+                const uint8_t *pp = pred + k.pred_off + (size_t)i * k.pred_stride;
+                constexpr uintptr_t AM = N >= 16 ? 15 : N - 1;
+                _Pragma("unroll") for (int q = 0; q < N / 4; q++) { srow[q] = 0u; prow[q] = 0u; }
+                if (active) { row_load<N>(sp, ((uintptr_t)sp & AM) == 0, srow); row_load<N>(pp, ((uintptr_t)pp & AM) == 0, prow); }
+            }
+            int32_t *bits_slot = nullptr;
+            if constexpr (RATE) bits_slot = ra.bits + blk;
+            tq_block_body<N, RATE, DIST>(k, active, i, t, srow, prow, qtabs, iscan_all, qcoeff, dqcoeff, eob_out + blk, dist_out ? dist_out + 2 * blk : nullptr, bits_slot,
+                                         ra.T, s_tc, s_scan, recon_set ? (uint8_t *)recon_set[(k.pad_[0] >> 4) & 7] : recon);
+            tq_block_sync();
+        }
+    } else {
+        auto walk = [&](auto POS) {
+            constexpr bool P = decltype(POS)::value;
+            bool     have0 = in_walk(gj), have1 = have0 && in_walk(gj + wk.step);
+            uint32_t pc0 = 0u, pc1 = 0u, s0[N / 4], p0[N / 4];
+            if constexpr (P) { if (have0) pc0 = code_of(gj); if (have1) pc1 = code_of(gj + wk.step); }
+            if (have0) { svt_tq_block k; block_of(POS, gj, pc0, k); rows_of(gj, k, s0, p0); }
+            while (have0) {
+                const int  g1 = gj + wk.step, g2 = g1 + wk.step;
+                const bool have2 = have1 && in_walk(g2);
+                uint32_t   pc2 = 0u, s1[N / 4], p1[N / 4];
+                svt_tq_block k, kn;
+                block_of(POS, gj, pc0, k);
+                block_of(POS, have1 ? g1 : gj, have1 ? pc1 : pc0, kn);
+                tq_loads_landed();
+                if (have1) rows_of(g1, kn, s1, p1);
+                else { _Pragma("unroll") for (int q = 0; q < N / 4; q++) { s1[q] = 0u; p1[q] = 0u; } }
+                if constexpr (P) { if (have2) pc2 = code_of(g2); }
+                body_of(gj, k, s0, p0);
+                _Pragma("unroll") for (int q = 0; q < N / 4; q++) { s0[q] = s1[q]; p0[q] = p1[q]; }
+                pc0 = pc1; pc1 = pc2; gj = g1; have0 = have1; have1 = have2;
+            }
+        };
+        if (dc.pos) walk(std::true_type{}); else walk(std::false_type{});
+    }
 }
 
 
@@ -89,8 +146,20 @@
     return sum;
 }
 
+template <int N>
+__device__ __forceinline__ void tq_lane_rows(const svt_tq_block &k, const uint8_t *__restrict__ src, const uint8_t *__restrict__ pred, uint32_t (&srow)[N][N / 4], uint32_t (&prow)[N][N / 4]) {
+    _Pragma("unroll") for (int r = 0; r < N; r++) {
+        const uint8_t *sp = src + k.src_off + (size_t)r * k.src_stride, *pp = pred + k.pred_off + (size_t)r * k.pred_stride;
+        if constexpr (N == 4) { srow[r][0] = *(const uint32_t *)sp; prow[r][0] = *(const uint32_t *)pp; }
+        else {
+            row_load<N>(sp, ((uintptr_t)sp & 7) == 0, srow[r]);
+            row_load<N>(pp, ((uintptr_t)pp & 7) == 0, prow[r]);
+        }
+    }
+}
+
 template <int N, bool RATE, bool DIST>
-__device__ __forceinline__ void tq_lane_block(const svt_tq_block &k, const int blk, const uint8_t *__restrict__ src, const uint8_t *__restrict__ pred, uint8_t *__restrict__ recon,
+__device__ __forceinline__ void tq_lane_block(const svt_tq_block &k, const int blk, const uint32_t (&srow)[N][N / 4], const uint32_t (&prow)[N][N / 4], uint8_t *__restrict__ recon,
                                               const svt_quant_tables *__restrict__ qtabs, const int16_t *__restrict__ iscan_all, int16_t *__restrict__ qcoeff,
                                               int16_t *__restrict__ dqcoeff, uint16_t *__restrict__ eob_out, uint64_t *__restrict__ dist_out, const tq_rate_args &ra,
                                               const uint32_t *s_tc, const int32_t *s_vc, const uint8_t *const *__restrict__ recon_set) {
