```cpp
LaunchPlan plan_render(const RenderParams &p, int variant, int math) {
    LaunchPlan L;
    L.copy = kernel_copy(p, math);
    const bool fast = L.copy != kCopyStrict;
    const uint32_t N = p.nsamp;
    const uint64_t npix = (uint64_t)p.num_rows * (uint64_t)p.img_w;
    if (npix == 0 || p.set_count <= 0) return L;
    if (variant == FLUX_KERNEL_DEFAULT) variant = N >= 256u ? FLUX_KERNEL_SPLIT : FLUX_KERNEL_REFILL;
    if (N < 64u) variant = FLUX_KERNEL_STATIC;
    const uint32_t lpp = N >= 64u ? 64u : N;
    const uint32_t ppw = 64u / lpp;
    uint64_t waves = (npix + ppw - 1) / ppw;
    if (variant != FLUX_KERNEL_STATIC && p.num_sets == (uint32_t)p.img_w)
        waves = 8ull * ((uint64_t)(p.set_count / 8) * (uint64_t)p.num_rows +
                        ((uint64_t)(p.set_count % 8) * (uint64_t)p.num_rows + 7u) / 8u);
    unsigned K = 1;
    if (variant != FLUX_KERNEL_STATIC)
        while (K * 2u <= (unsigned)FLUX_MAX_WAVES_PER_PIXEL && (uint64_t)K * 2u * FLUX_MIN_SAMPLES_PER_WAVE <= N) K *= 2u;
    const bool tris = p.n_tris > 0;
    if (!fast && variant != FLUX_KERNEL_STATIC)
        while (K > 1u && lane_stacks_lds(math, (size_t)p.max_depth, tris, (size_t)p.bvh_stack, 64 * K) > 60 * 1024) K /= 2u;
    const unsigned block = (variant == FLUX_KERNEL_STATIC) ? FLUX_BLOCK_THREADS : 64u * K;
    const unsigned wpb = (variant == FLUX_KERNEL_STATIC) ? block / 64 : 1u;
    L.blocks = (waves + wpb - 1) / wpb;
    if (fast && variant != FLUX_KERNEL_STATIC && tris && p.bvh_stack > 0) {
        L.block = 64;
        size_t lds4 = (size_t)(p.bvh4_stack > 0 ? p.bvh4_stack : 1) * 64 * sizeof(int);
        const size_t scene4 = (size_t)hit_records(p) * sizeof(DevHitRec) + (size_t)p.n_mats * sizeof(DevMaterial) +
                              (size_t)p.n_sph * sizeof(DevScanSphere);
        const bool lds_scene4 = lds4 + scene4 <= 7680;
        if (lds_scene4) lds4 += scene4;
        if (p.nodes4 != nullptr && p.bvh4_stack <= FLUX_BVH_WIDE_MAX_STACK) {
            L.kernel = 4;
            L.lds = lds4;
            L.lds_scene = lds_scene4 ? 1 : 0;
            L.typ = bvh4_typ(p, lds_scene4) ? 1 : 0;
        } else {
            L.kernel = 3;
            L.lds = (size_t)p.bvh_stack * 64 * sizeof(int);
        }
        return L;
    }
    const size_t scene_lds = (size_t)hit_records(p) * sizeof(DevHitRec) + (size_t)p.n_sph * sizeof(DevScanSphere);
    if (fast && variant == FLUX_KERNEL_SPLIT && !tris && p.n_sph <= 64 && scene_lds <= 16384) {
        L.kernel = 2;
        L.block = block;
        L.waves_per_pixel = K;
        L.lds = (size_t)kQueueBytesPerWave * K + scene_lds;
        L.typ = split_typ(p) ? 1 : 0;
        L.max32 = p.n_sph <= 32 ? 1 : 0;
        if (p.glossy_long == 0 && p.has_diel == 0) {
            const size_t granules = (size_t)128 * K / (4 * FLUX_WPE_SPLIT);
            const size_t per_wave = granules * 1280 > scene_lds + 96 ? (granules * 1280 - scene_lds - 96) / K : 0;
            uint32_t cap = (uint32_t)(per_wave / kHitQBytesPerSlot) & ~1u;
            if (const char *e = std::getenv("FLUX_SPLIT_HITQ_CAP")) cap = std::min(cap, (uint32_t)std::max(0, std::atoi(e)) & ~1u);
            uint32_t th = cap > 64u + FLUX_HITQ_MIN_TAKE ? std::min(64u, cap - 64u) : FLUX_HITQ_MIN_TAKE;
            if (const char *e = std::getenv("FLUX_SPLIT_HITQ_TAKE_AT")) th = (uint32_t)std::max(1, std::min(64, std::atoi(e)));
            int bits = 1;
            while ((1 << bits) < hit_records(p)) ++bits;
            if (cap >= 64u + th && bits * p.max_depth <= 32) {
                L.hq_cap = (int)cap;
                L.hq_th = (int)th;
                L.hq_bits = bits;
                L.lds = (size_t)cap * kHitQBytesPerSlot * K + scene_lds;
            }
        }
        return L;
    }
    L.kernel = variant == FLUX_KERNEL_STATIC ? 0 : 1;
    L.block = block;
    L.waves_per_pixel = variant == FLUX_KERNEL_STATIC ? 1 : K;
    L.lds = lane_stacks_lds(math, (size_t)p.max_depth, tris, (size_t)p.bvh_stack, block);
    L.tris = tris ? 1 : 0;
    return L;
}

}
```

### flux_amd/csrc/render_body.inc

```

#undef FLUX_STAGE
#if FLUX_FAST
#define FLUX_STAGE() __builtin_amdgcn_sched_barrier(0)
#else
#define FLUX_STAGE() ((void)0)
#endif

struct Ray {
    double ox, oy, oz, dx, dy, dz;
};

typedef const __attribute__((address_space(4))) RenderParams *ParamsInKernarg;
static_assert(sizeof(DevMaterial) % 16 == 0, "the bounce-weight records behind the materials are read as double2");
__device__ __forceinline__ const RenderParams &relaunder_params(uint32_t tick) {
    ParamsInKernarg p = (ParamsInKernarg)__builtin_amdgcn_kernarg_segment_ptr();
    asm("" : "+s"(p) : "s"(tick));
    return *(const RenderParams *)p;
}

__device__ __forceinline__ unsigned long long ballot64(bool b) { return __builtin_amdgcn_ballot_w64(b); }
__device__ __forceinline__ bool any64(bool b) { return __builtin_amdgcn_ballot_w64(b) != 0ull; }
__device__ __forceinline__ bool all64(bool b) { return __builtin_amdgcn_ballot_w64(!b) == 0ull; }

typedef double flux_d2 __attribute__((ext_vector_type(2)));
// ... 1607 lines not shown
            const double e = fastmath::fsqrt_nonneg(__builtin_fmax(dq, 0.0));
            double t = (-hb - e) * rs;
            if (!(t > tmin)) t = (-hb + e) * rs;
            bool ok = dq >= 0.0 && t > tmin;
            if (any_zflat) {
                if (zflat && box_z_nan_miss(P, r, k)) ok = false;
            }
            if (ok) {
                bool take = best < 0 || t < tb;
                if (!take && t == tb) take = best >= P.n_sph ? P.frec[k].orig_id < best_id : k < best;
                if (take) {
                    best = k;
                    tb = t;
                }
            }
        }
    }
}

__device__ __forceinline__ double lds_dword_pair(const uint32_t *p) { return __hiloint2double((int)p[1], (int)p[0]); }
__device__ __forceinline__ void lds_dword_pair_store(uint32_t *p, double v) {
    p[0] = (uint32_t)__double2loint(v);
    p[1] = (uint32_t)__double2hiint(v);
}

template <bool STATS, bool MAX32, bool TYP, bool HQ = false>
__global__ __launch_bounds__(64 * FLUX_MAX_WAVES_PER_PIXEL, FLUX_WPE_SPLIT) void render_split_kernel(const RenderParams P0, int hq_cap, int hq_th,
                                                                                                  int hq_bits) {
    (void)hq_cap;
    (void)hq_th;
    (void)hq_bits;
    const RenderParams &P = P0;
    extern __shared__ double lds_stack[];
    __shared__ double part[FLUX_MAX_WAVES_PER_PIXEL][3];
    const int tid = threadIdx.x;
    const uint32_t lane = tid & 63;
    const uint32_t N = P.nsamp;
    const uint32_t K = blockDim.x >> 6, sub = (uint32_t)__builtin_amdgcn_readfirstlane(tid >> 6);
    const uint32_t s_lo = (uint32_t)((uint64_t)N * sub / K), s_hi = (uint32_t)((uint64_t)N * (sub + 1) / K);
    const int n_rec = TYP ? P.n_sph + P.n_pln + P.n_dsk : hit_records(P);
    const size_t scene_lds_bytes = (size_t)n_rec * sizeof(DevHitRec) + (size_t)P.n_sph * sizeof(DevScanSphere);
    double *q = lds_stack + scene_lds_bytes / 8 + (size_t)sub * (HQ ? (size_t)hq_cap * kHitQBytesPerSlot / 8 : kQueueBytesPerWave / 8);
    int *qi = reinterpret_cast<int *>(q + (size_t)kQueueDoubles * 64);
    const char *const frec_lds = reinterpret_cast<const char *>(lds_stack);
    const char *const fsph_lds = frec_lds + (size_t)n_rec * sizeof(DevHitRec);
    {
// ... 74 lines not shown
                        Lr = Lg = Lb = 0.0;
                        if (STATS) st.c[7]++;
                    }
                    if (!cont) {
                        fold_path(p, nullptr, 0, Lr, Lg, Lb);
                        sr += Lr;
                        sg += Lg;
                        sb += Lb;
                    }
                }
                i = ia;
                ml = (uint32_t)hit;
                if (!cont) p.depth = kDeadDepth;
            }
            if (nhit) {
                const unsigned long long freemask = ballot64(p.depth == kDeadDepth);
                const uint32_t nfree = (uint32_t)__popcll(freemask);
                const uint32_t take = nfree < nhit ? nfree : nhit;
                if (!run_a || take >= H || !(next < s_hi && hitq_admits_phase_a(C, nhit))) {
                    const uint32_t rank = __builtin_amdgcn_mbcnt_hi((uint32_t)(freemask >> 32),
                                                                    __builtin_amdgcn_mbcnt_lo((uint32_t)freemask, 0u));
                    if (p.depth == kDeadDepth && rank < take) {
                        FLUX_CENSUS(P, 15);
                        const uint32_t *e = pool + hitq_entry_dword(C, nhit - 1u - rank);
                        p.r.ox = lds_dword_pair(e + 3);
                        p.r.oy = lds_dword_pair(e + 5);
                        p.r.oz = lds_dword_pair(e + 7);
                        p.r.dx = lds_dword_pair(e + 9);
                        p.r.dy = lds_dword_pair(e + 11);
                        p.r.dz = lds_dword_pair(e + 13);
                        const double t = lds_dword_pair(e + 15);
                        const int hd = (int)e[0];
                        i = e[1];
                        const int hit = hd & 0xffff;
                        p.depth = hd >> 16;
                        ml = e[2];
                        const DevHitRec &R0 = recs[ml & bmask];
                        p.tr = R0.fr;
                        p.tg = R0.fg;
                        p.tb = R0.fb;
                        for (int k = 1; k < p.depth - 1; ++k) {
                            const DevHitRec &Rk = recs[(ml >> (k * hq_bits)) & bmask];
                            p.tr *= Rk.fr;
                            p.tg *= Rk.fg;
                            p.tb *= Rk.fb;
                        }
                        ml |= (uint32_t)hit << ((p.depth - 1) * hq_bits);
                        bounce_parked_hit<STATS, TYP>(P, p, set_p, i, hit, t, st, 6, frec_lds);
                    }
                    nhit -= take;
                }
            }
            if (__builtin_expect((nhit | (s_hi - next)) == 0u, 0)) {
                if (!any64(p.depth != kDeadDepth)) break;
            }
            FLUX_TRIP(P, 10);
            const bool live = p.depth != kDeadDepth;
            const bool trace = p.depth <= P.max_depth;
            double Lr = 0.0, Lg = 0.0, Lb = 0.0;
            bool cont = false;
            int hit = -1;
            double t = 0.0;
            if (trace) {
                FLUX_CENSUS(P, 3);
                if (STATS) st.c[1]++;
                const float ofx = (float)p.r.ox, ofy = (float)p.r.oy, ofz = (float)p.r.oz;
                const float oo32 = __builtin_fmaf(ofz, ofz, __builtin_fmaf(ofy, ofy, ofx * ofx));
                if (__builtin_expect((ballot64(p.r.dz == 0.0) | ballot64(!(oo32 < 0.999e6f))) != 0ull, 0))
                    scan_shapes_fast<true, true, MAX32, TYP, 1>(P, p.r, p.self, hit, t, nullptr, fsph_lds);
                else
                    scan_shapes_fast<true, true, MAX32, TYP, 0>(P, p.r, p.self, hit, t, nullptr, fsph_lds);
                cont = shade_hit_fast<STATS, false, true, TYP, false, false>(P, p, set_p, i, hit, -1, t, Lr, Lg, Lb, st, 0, frec_lds);
            }
            if (live && !cont) {
                if (STATS && !trace) st.c[7]++;
                fold_path(p, nullptr, 0, Lr, Lg, Lb);
                sr += Lr;
                sg += Lg;
                sb += Lb;
            }
            const unsigned long long pmask = ballot64(cont);
            if (cont) {
                uint32_t *e = pool + hitq_entry_dword(C, nhit + __builtin_amdgcn_mbcnt_hi((uint32_t)(pmask >> 32),
                                                                                           __builtin_amdgcn_mbcnt_lo((uint32_t)pmask, 0u)));
                e[0] = (uint32_t)(hit | (p.depth << 16));
                e[1] = i;
                e[2] = ml;
                lds_dword_pair_store(e + 3, p.r.ox);
                lds_dword_pair_store(e + 5, p.r.oy);
                lds_dword_pair_store(e + 7, p.r.oz);
                lds_dword_pair_store(e + 9, p.r.dx);
                lds_dword_pair_store(e + 11, p.r.dy);
                lds_dword_pair_store(e + 13, p.r.dz);
                lds_dword_pair_store(e + 15, t);
            }
            nhit += (uint32_t)__popcll(pmask);
        }
    }
    if (!HQ && wave_on) {
        unsigned long long cand_mask, in_mask;
        double in_t0;
        pixel_sphere_mask(P, row, col, lane, cand_mask, in_mask, in_t0);
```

▶ **Task details**
Retype, exactly and with nothing added, the lines of the material above from the first through the one that contains "srow[q] = 0u;".

▶ **Result**
+                const uint8_t *pp = pred + k.pred_off + (size_t)i * k.pred_stride;
+                constexpr uintptr_t AM = N >= 16 ? 15 : N - 1;
+                _Pragma("unroll") for (int q = 0; q < N / 4; q++) { srow[q] = 0u; prow[q] = 0u; }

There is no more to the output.